Currently, I am concerned with how human rights and data violence intersect, specifically how technology affects bias related to gender. I am most interested in how feminized forms of technology (e.g. cars, virtual personal assistants, etc.) either forge congenial and expressive relationships among men or simply reinforce discourses of female objectivity. My analysis of this topic has manifested itself by looking at the online arena of search, inspired by the work of Safiya Noble, Virginia Eubanks, and Eve Sedgwick. I have begun to ask: What are the byproducts and symptoms of information-seeking behavior? How is triangulated search complicated or troubled between men when facilitated by technologies such as Siri or Alexa? How do concerns of privacy, ethics, and confidentiality affect displays of masculinity online?

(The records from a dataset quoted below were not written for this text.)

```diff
diff --git a/grok_amd/csrc/kernels_ht.hip b/grok_amd/csrc/kernels_ht.hip
--- a/grok_amd/csrc/kernels_ht.hip
+++ b/grok_amd/csrc/kernels_ht.hip
@@ -3,6 +3,7 @@
 #include "kernels.h"
 #include "ht_common.h"
 #include "ht_vlc_tables.h"
+#include "ht_stuff_lanes.h"
 #define GRK_K3_STORE(p, v) __builtin_nontemporal_store((uint32_t)(v), (p))
 #include <type_traits>
 
@@ -920,6 +921,7 @@
     uint32_t nv, vposr;
     {
         uint32_t s = 0, i = 0, prev = 0xFFu << 24;
+        bool restart = false;
         while (true) {
             const uint32_t avail = (vlc_bits - s) >> 3;
             if (avail == 0) break;
@@ -937,6 +939,15 @@
                 z &= nb >= 4u ? 0xFFFFFFFFu : (1u << (8u * nb)) - 1u;
             }
             const uint64_t ballot = __ballot(z != 0);
+            if (ballot && !restart && s + hsl::kInteriorBits <= vlc_bits) {
+                uint32_t cur;
+                const hsl::PassResult r = hsl::window_pass<true>(win, (uint32_t)lane, prev, cur);
+                if ((uint32_t)lane < r.lanes) *reinterpret_cast<u32_lds_any*>(vst + i + lane4s) = cur;
+                prev = (uint32_t)__builtin_amdgcn_readlane((int)cur, (int)(r.lanes - 1u)) & 0xFF000000u;
+                s += r.bits; i += 4u * r.lanes;
+                restart = r.lanes < 64u;
+                continue;
+            }
             const uint32_t F = ballot ? (uint32_t)__ffsll((long long)ballot) - 1u : 64u;
             if ((uint32_t)lane < F) {
                 if (nb == 4u) *reinterpret_cast<u32_lds_any*>(vst + i + lane4s) = win;
@@ -952,6 +963,7 @@
                 s += 8u * n; i += n;
                 continue;
             }
+            restart = false;
             const uint32_t zF = (uint32_t)__builtin_amdgcn_readlane((int)z, (int)F);
             const uint32_t winF = (uint32_t)__builtin_amdgcn_readlane((int)win, (int)F);
             const uint32_t b = (uint32_t)(__ffs((int)zF) - 1) >> 3;
@@ -1004,7 +1016,7 @@
     uint32_t ms_len;
     {
         uint32_t s = 0, j = 0;
-        bool done = false;
+        bool done = false, restart = false;
         while (s + 8u <= ms_bits) {
             const uint32_t avail = (ms_bits - s) >> 3;
             const uint32_t start = s + lane32;
@@ -1031,6 +1043,16 @@
                 s += 8u * avail; j += avail;
                 continue;
             }
+            if (!restart && s + hsl::kInteriorBits <= ms_bits) {
+                uint32_t cur;
+                const hsl::PassResult r = hsl::window_pass<false>(win, (uint32_t)lane, 0u, cur);
+                if ((uint32_t)lane < r.lanes) GRK_K3_STORE(reinterpret_cast<u32_any*>(out + j + lane4), cur);
+                if (r.extra && (uint32_t)lane == r.lanes) out[j + lane4] = (uint8_t)cur;
+                s += r.bits; j += 4u * r.lanes + r.extra;
+                restart = r.lanes < 64u;
+                continue;
+            }
+            restart = false;
             const uint32_t F = (uint32_t)__ffsll((long long)ballot) - 1u;
             const uint32_t zF = (uint32_t)__builtin_amdgcn_readlane((int)z, (int)F);
             const uint32_t winF = (uint32_t)__builtin_amdgcn_readlane((int)win, (int)F);
```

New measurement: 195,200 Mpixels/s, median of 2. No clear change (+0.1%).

To begin answering these questions, I have researched the complexities of virtual personal assistants, going so far as to publish an article in Public Services Quarterly titled: "Optimal Discovery?: Siri, Alexa, and Other Virtual Personal Assistants in Libraries". This article is an overview of virtual personal assistant technology, but more importantly, is a warning to information professionals—even digital humanists. While this work is just an entry point, it sets the foreground for the issues of gender that lay further down the horizon. I hope to continue this work and discover what relationships and epistemological limits face virtual personal assistant technologies online.

Useful Tools

Here is a list of some useful tools/technologies for Digital Humanities projects. These are resources that I use in my own work. 

  • TimelineJS
    TimelineJS is an open-source tool that enables anyone to build visually rich, interactive timelines.
  • Lucidchart
    Lucidchart is a visual workspace that combines diagramming, data visualization, and collaboration to accelerate understanding and drive innovation.
  • OpenRefine
    OpenRefine is a powerful tool for working with messy data: cleaning it; transforming it from one format into another; and extending it with web services and external data.
  • Palladio
    Palladio is a data-driven tool for analyzing relationships across time. It allows users to visualizes complex historical data with ease. 
  • R Studio
    R Studio is an open source application that specializes in statistical analysis. It can be used to analyze statistical data, survey data, or other types of structured datasets. 
  • Tableau
    Tableau is a great resource for data visualizations. It allows users to create interactive charts that can be embedded in web pages or presentation software. 
  • Voyant
    Voyant Tools is a web-based text reading and analysis environment. It is a scholarly project that is designed to facilitate reading and interpretive practices for digital humanities students and scholars as well as for the general public.